As graduation approached, I started to think more about the program I had designed at Belmont. I started to dream about its sustainability and about the impact it could have on the Nashville community. After meeting with several contacts from the nonprofit field for advice, one phrase that continued to stand out was “Don’t repeat services.” Nashville doesn’t need more nonprofits doing the exact same thing and competing for the same funding. This really resonated with me as I began to evaluate our program and shape its current services.
Through the relationships formed with several homeless individuals during the events at Room in the Inn, I started to recognize the talent so many possessed but was overwhelmed with the lack of resources, skills, and understanding they had to do anything with it. We filed for 501c3 status in fall 2013 with the goal of providing that needed marketplace, training, and mentorship people on the streets seemed to lacked access to.
We launched our Artist Collective program with two inaugural artists with the goal of providing studio space, art supplies, developmental workshops, and a marketplace for artists overcoming homelessness to create and sell artwork as a way to earn income for themselves. Many individuals experiencing homelessness struggle with maintaining traditional 40-hour/week jobs due to criminal history, physical disability, and mental illness. By offering the artists in our Artist Collective program an opportunity to earn supplemental income through their creative skills, they’re granted greater independence in their day-to-day lives and can take control over basics like where they eat, how they get around, and who they hang out with.
Our Artist Collective quickly grew to 10 artists within the first year.

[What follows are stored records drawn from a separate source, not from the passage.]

@@ -189,16 +190,19 @@
     return true;
 }
 
-bool launch_conv_row(RowArgs a, int taps, hipStream_t stream)
+bool launch_conv_row(RowArgs a, int taps, hipStream_t stream, int tpw_plan)
 {
     a.tiles_y = (a.Ho + ROW_R - 1) / ROW_R;
     a.tiles_x = (a.Wo + ROW_TX - 1) / ROW_TX;
     const int nuv = taps + 2;
     const size_t lds = sizeof(float) * ((size_t)(a.Cin4 / 4) * nuv * 128 + (size_t)a.Cin4 * ROW_R * ROW_PW);
     const int ntiles = a.N * a.tiles_y * a.tiles_x;
-    static const int tpw_env = getenv("DEMON_ROW_TPW") ? atoi(getenv("DEMON_ROW_TPW")) : 0;
-    const int tpw = tpw_env > 0 ? tpw_env : 3;
-    const int wgs = (ntiles + tpw - 1) / tpw;
+    const int tpw = (tpw_plan == 6 || tpw_plan == 12 || tpw_plan == kRowWholeLaunch) ? tpw_plan : 3;
+    int wgs = (ntiles + tpw - 1) / tpw;
+    if (tpw_plan == kRowWholeLaunch) {
+        static int cus = [] { hipDeviceProp_t p; int d = 0; return (hipGetDevice(&d) == hipSuccess && hipGetDeviceProperties(&p, d) == hipSuccess && p.multiProcessorCount > 0) ? p.multiProcessorCount : 256; }();
+        wgs = std::min(ntiles, 2 * (g_active_cus > 0 ? g_active_cus : cus));
+    }
     const dim3 grid((unsigned)(wgs < 1 ? 1 : wgs));
     const bool caffe = a.pad == taps / 2;
     if (taps == 9) return caffe ? launch_row_t<3, true>(a, grid, lds, stream) : launch_row_t<3, false>(a, grid, lds, stream);
diff --git a/demon_amd/csrc/conv_wino4.hip b/demon_amd/csrc/conv_wino4.hip
--- a/demon_amd/csrc/conv_wino4.hip
+++ b/demon_amd/csrc/conv_wino4.hip
@@ -15,11 +15,17 @@
 template <int KIND> struct Wino4Kind;
 template <> struct Wino4Kind<0> { using T = Wino43; };
 template <> struct Wino4Kind<1> { using T = Wino4K5S2; };
+template <> struct Wino4Kind<2> { using T = Wino4K7S2; };
+template <> struct Wino4Kind<3> { using T = Wino4K9S2; };
 
 template <int KIND, bool SAMEPAD> struct Wino4Pieces;
 template <bool S> struct Wino4Pieces<0, S> { static constexpr int N = 3; static constexpr int off[3] = {-1, 0, 4}, len[3] = {1, 4, 1}; };
 template <> struct Wino4Pieces<1, false> { static constexpr int N = 4; static constexpr int off[4] = {-2, 0, 4, 8}, len[4] = {2, 4, 4, 1}; };
 template <> struct Wino4Pieces<1, true> { static constexpr int N = 4; static constexpr int off[4] = {-1, 0, 4, 8}, len[4] = {1, 4, 4, 2}; };
+template <> struct Wino4Pieces<2, false> { static constexpr int N = 5; static constexpr int off[5] = {-3, -2, 0, 4, 8}, len[5] = {1, 2, 4, 4, 2}; };
+template <> struct Wino4Pieces<2, true> { static constexpr int N = 5; static constexpr int off[5] = {-2, 0, 4, 8, 10}, len[5] = {2, 4, 4, 2, 1}; };
+template <> struct Wino4Pieces<3, false> { static constexpr int N = 5; static constexpr int off[5] = {-4, 0, 4, 8, 10}, len[5] = {4, 4, 4, 2, 1}; };
+template <> struct Wino4Pieces<3, true> { static constexpr int N = 5; static constexpr int off[5] = {-3, -2, 0, 4, 8}, len[5] = {1, 2, 4, 4, 4}; };
 
 template <int KIND, int AXIS, int WM, int WN, int TN, int KG, bool MASK, bool SAMEPAD, bool PERSIST>
 __global__ __launch_bounds__(64 * WM * WN, 2) void wino4_kernel(Wino4Args a)
@@ -348,29 +354,50 @@
     }
 }
 
-int wino4_kind(int taps, int stride) { return (taps == 3 && stride == 1) ? 0 : ((taps == 5 && stride == 2) ? 1 : -1); }
-int wino4_nuv(int kind) { return kind == 0 ? 6 : 11; }
+int wino4_kind(int taps, int stride)
+{
+    if (taps == 3 && stride == 1) return 0;
+    if (stride != 2) return -1;
+    return taps == 5 ? 1 : (taps == 7 ? 2 : (taps == 9 ? 3 : -1));
+}
+int wino4_nuv(int kind) { return kind == 0 ? 6 : (kind == 1 ? 11 : (kind == 2 ? 13 : 15)); }
+static int wino4_taps(int kind) { return kind == 0 ? 3 : 2 * kind + 3; }
 
 void launch_wino4_repack(float *wu, const float *wp, int kind, int Cin, int Cin4, int Mpad, hipStream_t s)
 {
     const long total = (long)Cin * Mpad;
     const dim3 grid((unsigned)((total + 255) / 256));
     if (kind == 0) hipLaunchKernelGGL(wino4_repack_kernel<0>, grid, dim3(256), 0, s, wu, wp, Cin, Cin4, Mpad);
-    else hipLaunchKernelGGL(wino4_repack_kernel<1>, grid, dim3(256), 0, s, wu, wp, Cin, Cin4, Mpad);
+    else if (kind == 1) hipLaunchKernelGGL(wino4_repack_kernel<1>, grid, dim3(256), 0, s, wu, wp, Cin, Cin4, Mpad);
+    else if (kind == 2) hipLaunchKernelGGL(wino4_repack_kernel<2>, grid, dim3(256), 0, s, wu, wp, Cin, Cin4, Mpad);
+    else hipLaunchKernelGGL(wino4_repack_kernel<3>, grid, dim3(256), 0, s, wu, wp, Cin, Cin4, Mpad);
 }
 
 struct W4Shape { int wm, wn, tn, kg; };
 static const W4Shape kW4Shapes[] = {{4, 1, 4, 1}, {4, 1, 2, 2}, {2, 2, 4, 1}, {2, 2, 2, 2}, {4, 2, 2, 2}, {4, 2, 4, 1}, {4, 1, 1, 4}, {2, 2, 1, 4}, {2, 2, 2, 1},
-                                                   {4, 2, 3, 2}, {2, 2, 3, 2}, {4, 1, 3, 2}, {2, 2, 3, 1}, {4, 2, 3, 1}};
+                                                   {4, 2, 3, 2}, {2, 2, 3, 2}, {4, 1, 3, 2}, {2, 2, 3, 1}, {4, 2, 3, 1},
+                                                   {2, 2, 1, 2}, {4, 2, 1, 2}};
 static_assert(sizeof(kW4Shapes) / sizeof(kW4Shapes[0]) == WINO4_VARIANTS, "one shape per variant");
 int wino4_variant_bm(int v) { return 16 * kW4Shapes[v].wm; }
 int wino4_variant_kg(int v) { return kW4Shapes[v].kg; }
 
-bool wino4_variant_ok(int kind, int v)
-{
-    if (kind < 0 || kind > 1 || v < 0 || v >= WINO4_VARIANTS) return false;
-    if (kind == 1 && (v == 1 || v == 3)) return false;
-    return wino4_nuv(kind) * kW4Shapes[v].tn * 4 <= 96;
+constexpr bool w4_shape_built(int kind, int axis, int wm, int wn, int tn, int kg)
+{
+    if (kind <= 1) {
+        if (tn == 1 && kg == 2) return false;
+        if (kind == 1 && tn == 2 && kg == 2 && wm * wn == 4) return false;
+        return (kind == 0 ? 6 : 11) * tn * 4 <= 96;
+    }
+    if (tn == 1 && kg == 2) return true;
+    if (kind == 2) return (tn == 2 && kg == 1 && wm == 2 && wn == 2) || (axis == 1 && tn == 1 && kg == 4);
+    return axis == 1 && tn == 1 && kg == 4 && wm == 2 && wn == 2;
+}
+
+bool wino4_variant_ok(int kind, int v, int axis)
+{
+    if (kind < 0 || kind > 3 || v < 0 || v >= WINO4_VARIANTS) return false;
+    const W4Shape s = kW4Shapes[v];
+    return w4_shape_built(kind, axis, s.wm, s.wn, s.tn, s.kg);
 }
 
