bool conv32_fits(const arvae_link_t *l);
bool conv_c1_fits(const arvae_link_t *l);
bool conv64_fits(const arvae_link_t *l, bool up);
bool conv64s_fits(const arvae_link_t *l, bool up);
int64_t conv64s_ws_floats();
int conv64s_prep_batch(const float *const *wts, float *const *outs, const int *transposed, const int *q, int count, hipStream_t s);
bool conv64_wgrad_fits(const arvae_link_t *l);
int link_wgrad_conv64(const arvae_link_t *link, const Operand &lo, const Operand &hi, float *dwt, float *dbias, int bias_side, float *ws,
                      hipStream_t st, const unsigned *amax_lo, const unsigned *amax_hi);
bool single_channel_down_gated_fits(const arvae_link_t *l);
int single_channel_down_gated(const arvae_link_t *link, const Operand &hi, const float *wt, const GateOp *gate, float *lo, hipStream_t s,
                              unsigned *amax_out);
bool single_channel_down_fits(const arvae_link_t *l);
int single_channel_down(const arvae_link_t *link, const Operand &hi, const float *wt, const float *bias, int act, const uint8_t *mask,
                        float *lo, hipStream_t s, unsigned *amax_out);
int conv64_down(const arvae_link_t *l, const Operand &hi, const float *wt, const float *bias, int act, const uint8_t *mask,
                float *lo, float *ws, hipStream_t s, const GateOp *gate, const unsigned *amax_in = nullptr, unsigned *amax_out = nullptr,
                float *prepped = nullptr);
int conv64_up(const arvae_link_t *l, const Operand &lo, const float *wt, const float *bias, int act, const uint8_t *mask,
              float *hi, float *ws, hipStream_t s, const GateOp *gate, const unsigned *amax_in = nullptr, unsigned *amax_out = nullptr,
              float *prepped = nullptr);
int conv32_down(const arvae_link_t *l, const Operand &hi, const float *bias, int relu, const float *gate, const uint16_t *gate_bits,
                uint16_t *bits_out, float *out, hipStream_t s, const float *wprep, const unsigned *amax_in, unsigned *amax_out);
int conv32_up(const arvae_link_t *l, const Operand &lo, const float *bias, int relu, const float *gate, const uint16_t *gate_bits,
              uint16_t *bits_out, float *out, hipStream_t s, const float *wprep, const unsigned *amax_in, unsigned *amax_out);
int conv32_amax(const float *x, int64_t count, unsigned *out, hipStream_t s);
int conv_c1_up_recon(const arvae_link_t *l, const float *lo, const float *wt, const float *bias, float *out, const float *x,
                     int dist, float *partial, float *dlogits, hipStream_t s, int *nb_out, const VaeFinishArgs *fin = nullptr,
                     VaeFinishArgs *fin_dst = nullptr);
int vae_finish_deferred(const VaeFinishArgs *fin_dev, hipStream_t s);
VaeFinishArgs vae_finish_args(const float *rec_partial, int nb, int64_t batch, int64_t pix, const float *mu, const float *sigma,
                              int64_t zdim, float beta, const float *cap, const float *reg_ws, int64_t n_cols, int64_t ldz,
                              const int32_t *dims, int32_t r, float gamma, float delta, float reg_scale, float *dz, float *rec_out,
                              float *kld_out, float *reg_out, float *scalars, int64_t rec_rows);
bool conv32_up_reg_fits(const arvae_link_t *l);
bool conv32_down_chain_fits(const arvae_link_t *a, const arvae_link_t *b);
int conv32_down_chain(const arvae_link_t *a, const arvae_link_t *b, const float *hi, const unsigned *amax_in, const float *bias_a,
                      uint16_t *bits_a, float *out_a, const float *wprep_a, unsigned *amax_a, const float *bias_b, uint16_t *bits_b,
                      float *out_b, const float *wprep_b, unsigned *amax_b, hipStream_t s);
int conv32_up_reg(const arvae_link_t *l, const Operand &lo, const float *bias, uint16_t *bits_out, float *out, const float *wprep,
                  const unsigned *amax_in, unsigned *amax_out, const RegArgs &reg, int r, hipStream_t s);
int conv_c1_up_recon_blocks(const arvae_link_t *l);
int recon_partial_blocks(int64_t count);
int64_t conv32_prep_floats();
int conv32_weight_prep(const float *const *wts, float *const *preps, int n_layers, hipStream_t s);
int conv32_weight_prep_with_mid(const float *const *wts, float *const *preps, int n_layers, const MidPrepArgs &mid, hipStream_t s);
void mid_prep_args(const arvae_image_vae_t *m, const float *params, float *prep_ws, MidPrepArgs *out, int batch);
bool conv32_pair_fits(const arvae_link_t *l, bool up, const float *gate, const uint16_t *gate_bits, int bias_mode);
int conv32_pair(const arvae_link_t *l, bool up, const float *g, const float *x_in, const float *gate, const uint16_t *gate_bits,
                 float *d_in, const float *wprep, float *dwt, float *dbias, float *slab, hipStream_t s, SlabJob *job,
                 const unsigned *amax_g, const unsigned *amax_x, unsigned *amax_out, const float *c1_img, float *c1_slab, SlabJob *c1_job);
bool conv32_pair_c1_fits(const arvae_link_t *l, bool up, const uint16_t *gate_bits);
int conv32_wgrad_partial(const arvae_link_t *l, const Operand &lo, const Operand &hi, float *dwt, float *dbias, int bias_mode,
                         float *slab, hipStream_t s, SlabJob *job, const unsigned *amax_lo, const unsigned *amax_hi);
bool conv_c1_pair_fits(const arvae_link_t *l);
int conv_c1_pair(const arvae_link_t *l, const Operand &g_img, const float *wt, const float *gate, const uint16_t *gate_bits, float *d_lo,
                 const Operand &w_lo, float *dwt, float *dbias, int bias_mode, float *slab, hipStream_t s, SlabJob *job,
                 unsigned *amax_out, const VaeFinishArgs *finish = nullptr);
int conv_c1_wgrad_partial(const arvae_link_t *l, const Operand &lo, const Operand &img, float *dwt, float *dbias,
                          int bias_mode, float *slab, hipStream_t s, SlabJob *job);
bool dense_wgrad_c1_fits(const DenseWgradBatch *b);
int dense_wgrad_flush_with_c1(DenseWgradBatch *b, const arvae_link_t *l, const Operand &lo, const Operand &img, float *dwt, float *dbias,
                              int bias_mode, float *slab, hipStream_t s, SlabJob *job);
int conv_c1_down(const arvae_link_t *l, const Operand &img, const float *wt, const float *bias, int relu,
                 const float *gate, const uint16_t *gate_bits, uint16_t *bits_out, float *out, hipStream_t s, unsigned *amax_out);
int conv_c1_down_with_prep(const arvae_link_t *l, const Operand &img, const float *wt, const float *bias, int relu, uint16_t *bits_out,
                           float *out, const float *const *prep_wts, float *const *preps, int n_prep, const MidPrepArgs &mid,
                           hipStream_t s, unsigned *amax_out);
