-    __bf16* d_k = s_k0 + (buf ^ 1) * KVBLK * LSTR;
-    __bf16* d_vt = s_vt0 + (buf ^ 1) * D * LSTR;
-#pragma unroll
-    for (int i = 0; i < 2; ++i) {
-      const int t = tid + i * 256, row = t >> 3, seg = t & 7;
-      *reinterpret_cast<uint4*>(d_k + row * LSTR + seg * 8) = kreg[i];
-    }
-#pragma unroll
-    for (int i = 0; i < 2; ++i) {
-      const int t = tid + i * 256, key = t & 63, seg = t >> 6;
-      const __bf16* e = reinterpret_cast<const __bf16*>(&vreg[i]);
-#pragma unroll
-      for (int j = 0; j < 8; ++j) d_vt[(seg * 8 + j) * LSTR + key] = e[j];
-    }
-    __syncthreads();
-    buf ^= 1;
-    a_cur[0] = a_next[0];
-    a_cur[1] = a_next[1];
+#pragma unroll
+        for (int s = 0; s < 2; ++s)
+          o = __builtin_amdgcn_mfma_f32_32x32x16_bf16(
+              regs_join(t[4 * kt + 2 * s], t[4 * kt + 2 * s + 1]), pf[kt][s],
+              o, 0, 0, 0);
+      typedef __bf16 bf16x4 __attribute__((ext_vector_type(4)));
+      uint4 w[2];
+#pragma unroll
+      for (int g = 0; g < 4; g += 2) {
+        bf16x4 a, b;
+#pragma unroll
+        for (int e = 0; e < 4; ++e) {
+          a[e] = (__bf16)(o[4 * g + e] * inv_l);
+          b[e] = (__bf16)(o[4 * g + 4 + e] * inv_l);
+        }
+        const u32x2 ua = __builtin_bit_cast(u32x2, a);
+        const u32x2 ub = __builtin_bit_cast(u32x2, b);
+        const u32x2 x = __builtin_amdgcn_permlane32_swap(ua[0], ub[0], false, false);
+        const u32x2 y = __builtin_amdgcn_permlane32_swap(ua[1], ub[1], false, false);
+        w[g >> 1] = uint4{x[0], y[0], x[1], y[1]};
+      }
+      if (qrow < n) {
+#pragma unroll
+        for (int g = 0; g < 2; ++g)
+          *reinterpret_cast<uint4*>(orow + 32 * dt + 16 * g) = w[g];
+      }
+    }
+    cur = nxt;
   }
 }
 
@@ -378,16 +396,15 @@
 extern "C" {
 
 void vfa_flash_qkv(const void* qkv, void* out, int b, int n, int h,
-                   float scale, hipStream_t stream) {
-  static const bool no_pipe = [] {
-    const char* e = getenv("VFA_NO_FLASHPIPE");
-    return e && e[0] && e[0] != '0';
-  }();
-  if (n <= KVBLK && !no_pipe) {
-    dim3 grid(min(b * h, 1024), 1);
-    size_t lds = (size_t)(2 * (KVBLK + D) + 4 * 16) * LSTR * sizeof(__bf16);
-    hipLaunchKernelGGL(flash_qkv_small_kernel, grid, dim3(256), lds, stream,
-                       (const __bf16*)qkv, (__bf16*)out, b, n, h, scale);
+                   float scale, int variant, hipStream_t stream) {
+  if ((long long)b * h <= 0 || n <= 0) return;
+  if (n <= KVBLK && variant == 0) {
+    const int nqb = (n + 31) / 32;
+    const int units = b * h * nqb;
+    dim3 grid(min((units + RWAVES - 1) / RWAVES, RBLOCKS));
+    hipLaunchKernelGGL(flash_qkv_regs_kernel, grid, dim3(RWAVES * 64), 0,
+                       stream, (const __bf16*)qkv, (__bf16*)out, units, nqb,
+                       n, h, scale);
     return;
   }
   dim3 grid(min(b * h, 2048), (n + QBLK - 1) / QBLK);
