New measurement: 8.178 million rays/s (median of 6 runs). About the same (+0.7%).

```diff
diff --git a/include/nvsr.h b/include/nvsr.h
--- a/include/nvsr.h
+++ b/include/nvsr.h
@@ -54,6 +54,7 @@
 int nvsr_internal_point_order(const int* entries, const float* lists, const float* rays, int64_t N, int S, int bands, int* points, int* steps, int* offsets,
                               nvsr_stream_t stream);
 int nvsr_internal_point_bands(void);
+int nvsr_internal_point_order_max_s(void);
 int nvsr_internal_copy_point_steps(int* dst, int64_t G, nvsr_stream_t stream);
 int64_t nvsr_occupancy_words(int G);
 int64_t nvsr_occupancy_workspace_floats(int G, int K);
diff --git a/neural-volume-super-resolution_amd/capi.py b/neural-volume-super-resolution_amd/capi.py
--- a/neural-volume-super-resolution_amd/capi.py
+++ b/neural-volume-super-resolution_amd/capi.py
@@ -165,6 +165,7 @@
     "nvsr_internal_colour_order_bins": ([], _i),
     "nvsr_internal_copy_live_counts": ([_vp, _i64, _vp], _i),
     "nvsr_internal_point_bands": ([], _i),
+    "nvsr_internal_point_order_max_s": ([], _i),
     "nvsr_internal_copy_point_steps": ([_vp, _i64, _vp], _i),
     "nvsr_internal_point_order": ([_vp, _vp, _vp, _i64, _i, _i, _vp, _vp, _vp, _vp], _i),
     "nvsr_occupancy_words": ([_i], _i64),
diff --git a/neural-volume-super-resolution_amd/csrc/colour_order.hip b/neural-volume-super-resolution_amd/csrc/colour_order.hip
--- a/neural-volume-super-resolution_amd/csrc/colour_order.hip
+++ b/neural-volume-super-resolution_amd/csrc/colour_order.hip
@@ -1,7 +1,9 @@
 #include "colour_order.h"
 #include "occupancy.h"
 #include "nvsr_internal.h"
-
+#include "wave_scan.h"
+
+#include <cstdint>
 #include <cstdlib>
 #include <mutex>
 #include <vector>
@@ -122,7 +124,161 @@
     }
 }
 
+constexpr int POINT_ORDER_MAX_S = RAYS2, POINT_ORDER_WORDS = 2 * POINT_ORDER_MAX_S / 32 + 1;
+static_assert(RAYS2 == 256 && POINT_ORDER_MAX_S <= RAYS2 && 64 * POINT_ORDER_MAX_S < (1 << 16), "four waves; one thread per band scans the table");
+
+__device__ __forceinline__ int wave_scan_add_int(int v) {
+    v += __builtin_amdgcn_update_dpp(0, v, DPP_ROW_SHR1, 0xf, 0xf, false);
+    v += __builtin_amdgcn_update_dpp(0, v, DPP_ROW_SHR2, 0xf, 0xf, false);
+    v += __builtin_amdgcn_update_dpp(0, v, DPP_ROW_SHR4, 0xf, 0xf, false);
+    v += __builtin_amdgcn_update_dpp(0, v, DPP_ROW_SHR8, 0xf, 0xf, false);
+    v += __builtin_amdgcn_update_dpp(0, v, DPP_ROW_BCAST15, 0xa, 0xf, false);
+    v += __builtin_amdgcn_update_dpp(0, v, DPP_ROW_BCAST31, 0xc, 0xf, false);
+    return v;
+}
+
+template <bool VEC>
 __global__ __launch_bounds__(RAYS2) void point_order_kernel(const int* __restrict__ live_n, const float* __restrict__ live_z, const float* __restrict__ rays_nf,
+                                                            long N, int S, int nb, int* __restrict__ pts, int* __restrict__ steps, int* __restrict__ offs) {
+    __shared__ int tab_s[POINT_ORDER_MAX_S * 4 + 1], wsum_s[4];
+    __shared__ unsigned bits_s[POINT_ORDER_WORDS * RAYS2];
+    NVSR_RACE_PROBE_DELAY(bits_s);
+    const int j = threadIdx.x, wave = j >> 6, lane = j & 63;
+    const long slot0 = (long)blockIdx.x * RAYS2;
+    int n = 0;
+    long ray = 0;
+    if (slot0 + j < N) {
+        const int e = live_n[slot0 + j];
+        n = min(e >> ORDER_SHIFT, S);
+        ray = slot0 / ORDER_RAYS * ORDER_RAYS + (e & (ORDER_RAYS - 1));
+    }
+    const float* lz = live_z + ray * S;
+    const float nr = rays_nf ? rays_nf[ray * 11 + 6] : 0.0f, fr = rays_nf ? rays_nf[ray * 11 + 7] : 0.0f;
+    auto band_of = [&](float e) -> int {
+        if (!rays_nf) {
+            const long long b = (long long)__float_as_int(e) * nb / S;
+            return b < 0 ? 0 : b < nb ? (int)b : nb - 1;
+        }
+        const float u = __fdiv_rn(__fmul_rn(__fsub_rn(e, nr), (float)nb), __fsub_rn(fr, nr));
+        return u >= 0.0f ? (u < (float)nb ? (int)u : nb - 1) : 0;
+    };
+    float c0 = 0.0f, c1 = 0.0f, c2 = 0.0f, c3 = 0.0f;
+    float4 nxt = make_float4(0.0f, 0.0f, 0.0f, 0.0f);
+    if (VEC && n > 0) nxt = *reinterpret_cast<const float4*>(lz);
+    auto entry = [&](int k) -> float {
+        if (!VEC) return lz[k];
+        if ((k & 3) == 0) {
+            c0 = nxt.x; c1 = nxt.y; c2 = nxt.z; c3 = nxt.w;
+            if (k + 4 < n) nxt = *reinterpret_cast<const float4*>(lz + k + 4);
+        }
+        const float e = c0;
+        c0 = c1; c1 = c2; c2 = c3;
+        return e;
+    };
+    if (j < nb) {
+#pragma unroll
+        for (int i = 0; i < 4; ++i) tab_s[j * 4 + i] = 0;
+    }
+    __syncthreads();
+    {
+        unsigned w = 0;
+        int p = 0;
+        auto skip = [&](int d) {
+            const int q = p + d;
+            while ((q >> 5) > (p >> 5)) { bits_s[(p >> 5) * RAYS2 + j] = w; w = 0; p = (p | 31) + 1; }
+            p = q;
+        };
+        int band = 0, run = 0;
+        for (int k = 0; k < n; ++k) {
+            const int b = max(band, band_of(entry(k)));
+            if (b != band) {
+                if (run) atomicAdd(&tab_s[band * 4 + wave], run);
+                skip(b - band);
+                band = b; run = 0;
+            }
+            w |= 1u << (p & 31);
+            skip(1);
+            ++run;
+        }
+        if (run) atomicAdd(&tab_s[band * 4 + wave], run);
+        skip(nb - band);
+        if (p & 31) bits_s[(p >> 5) * RAYS2 + j] = w;
+    }
+    __syncthreads();
+    int total;
+    {
+        int v[4] = {0, 0, 0, 0};
+        if (j < nb) {
+#pragma unroll
+            for (int i = 0; i < 4; ++i) v[i] = tab_s[j * 4 + i];
+        }
+        const int s = v[0] + v[1] + v[2] + v[3];
+        const int incl = wave_scan_add_int(s);
+        if (lane == 63) wsum_s[wave] = incl;
+        __syncthreads();
+        int before = 0;
+        total = 0;
+#pragma unroll
+        for (int i = 0; i < 4; ++i) { const int x = wsum_s[i]; if (i < wave) before += x; total += x; }
+        int at = before + incl - s;
+        if (j < nb) {
+#pragma unroll
+            for (int i = 0; i < 4; ++i) { tab_s[j * 4 + i] = at; at += v[i]; }
+        }
+        if (j == 0) tab_s[nb * 4] = total;
+        __syncthreads();
+    }
+    int* out = pts + (long)blockIdx.x * RAYS2 * S;
+    const unsigned tag = (unsigned)j << 24;
+    {
+        unsigned w = bits_s[j];
+        int p = 0, k = 0;
+        int t = 0, Q = 0, kmin = 0, cnt = 0;
+        auto count = [&]() -> int {
+            int c = 0;
+            for (;;) {
+                const int avail = 32 - (p & 31);
+                const int ones = __builtin_ctzll(~(unsigned long long)(w >> (p & 31)));
+                if (ones < avail) {
+                    c += ones; p += ones + 1;
+                    if ((p & 31) == 0) w = bits_s[(p >> 5) * RAYS2 + j];
+                    return c;
+                }
+                c += avail; p += avail;
+                w = bits_s[(p >> 5) * RAYS2 + j];
+            }
+        };
+        auto place = [&](int b, int c, int incl) {
+            const int lo = tab_s[b * 4], hi = tab_s[b * 4 + 4], mine = tab_s[b * 4 + wave] + incl - c;
+            const int k0 = k;
+            k += c;
+            if (hi == lo) return;
+            for (;;) {
+                const int T0 = t * RAYS2, E = T0 + RAYS2;
+                Q += max(0, min(mine, E) - max(lo, T0));
+                const int a = max(mine, T0), z = min(mine + c, E);
+                if (z > a) { if (cnt == 0) kmin = k0 + (a - mine); cnt += z - a; }
+                if (hi < E) break;
+                for (int i = 0; i < cnt; ++i) out[T0 + Q + i] = (int)(tag | (unsigned)(kmin + i));
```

The Artist Collective program was fortunate enough to operate with minimum costs its first year through the generosity of Turnip Green Creative Reuse (TGCR) who let us use their downtown studio space and donated recycled art supplies free of charge. We continued to host “Community Arts Days” from 2011-2015 in partnership with RITI.
In May 2015, we secured a rental property and transformed a dilapidated blue house into a Studio and Gallery in the Wedgewood-Houston neighborhood to expand opportunities and accessibility for the artists in our Artist Collective program—most importantly allowing us to participate in the neighborhood’s monthly art crawl and gain more exposure. In 2016, a couple made a generous donation so we could purchase our own van to transport artists and artwork around town.
In May 2018, the organization moved into a larger, more accessible Studio and Gallery space in East Nashville where we have an active roster of 20+ artists. Since 2014, we have served more than 100 artists and paid out almost $60,000 to artists experiencing housing insecurity. In 2020 and 2021, we went through a complete overhaul of our organization’s name and brand alongside our artists, and now we’re named Daybreak Arts. Today, finished works by our artists are displayed in the gallery of our East Nashville space as well as in businesses and personal collections across the city, state, and country.
Can you talk to us a bit about the challenges and lessons you’ve learned along the way? Looking back would you say it’s been easy or smooth in retrospect?
As with any nonprofit, some of our biggest challenges usually relate to funding. However, our organization has taken on an additional challenge of critiquing and evaluating our place within the nonprofit sector. Our goal is to model ourselves after mutual aid projects rather than traditional nonprofits for a variety of reasons.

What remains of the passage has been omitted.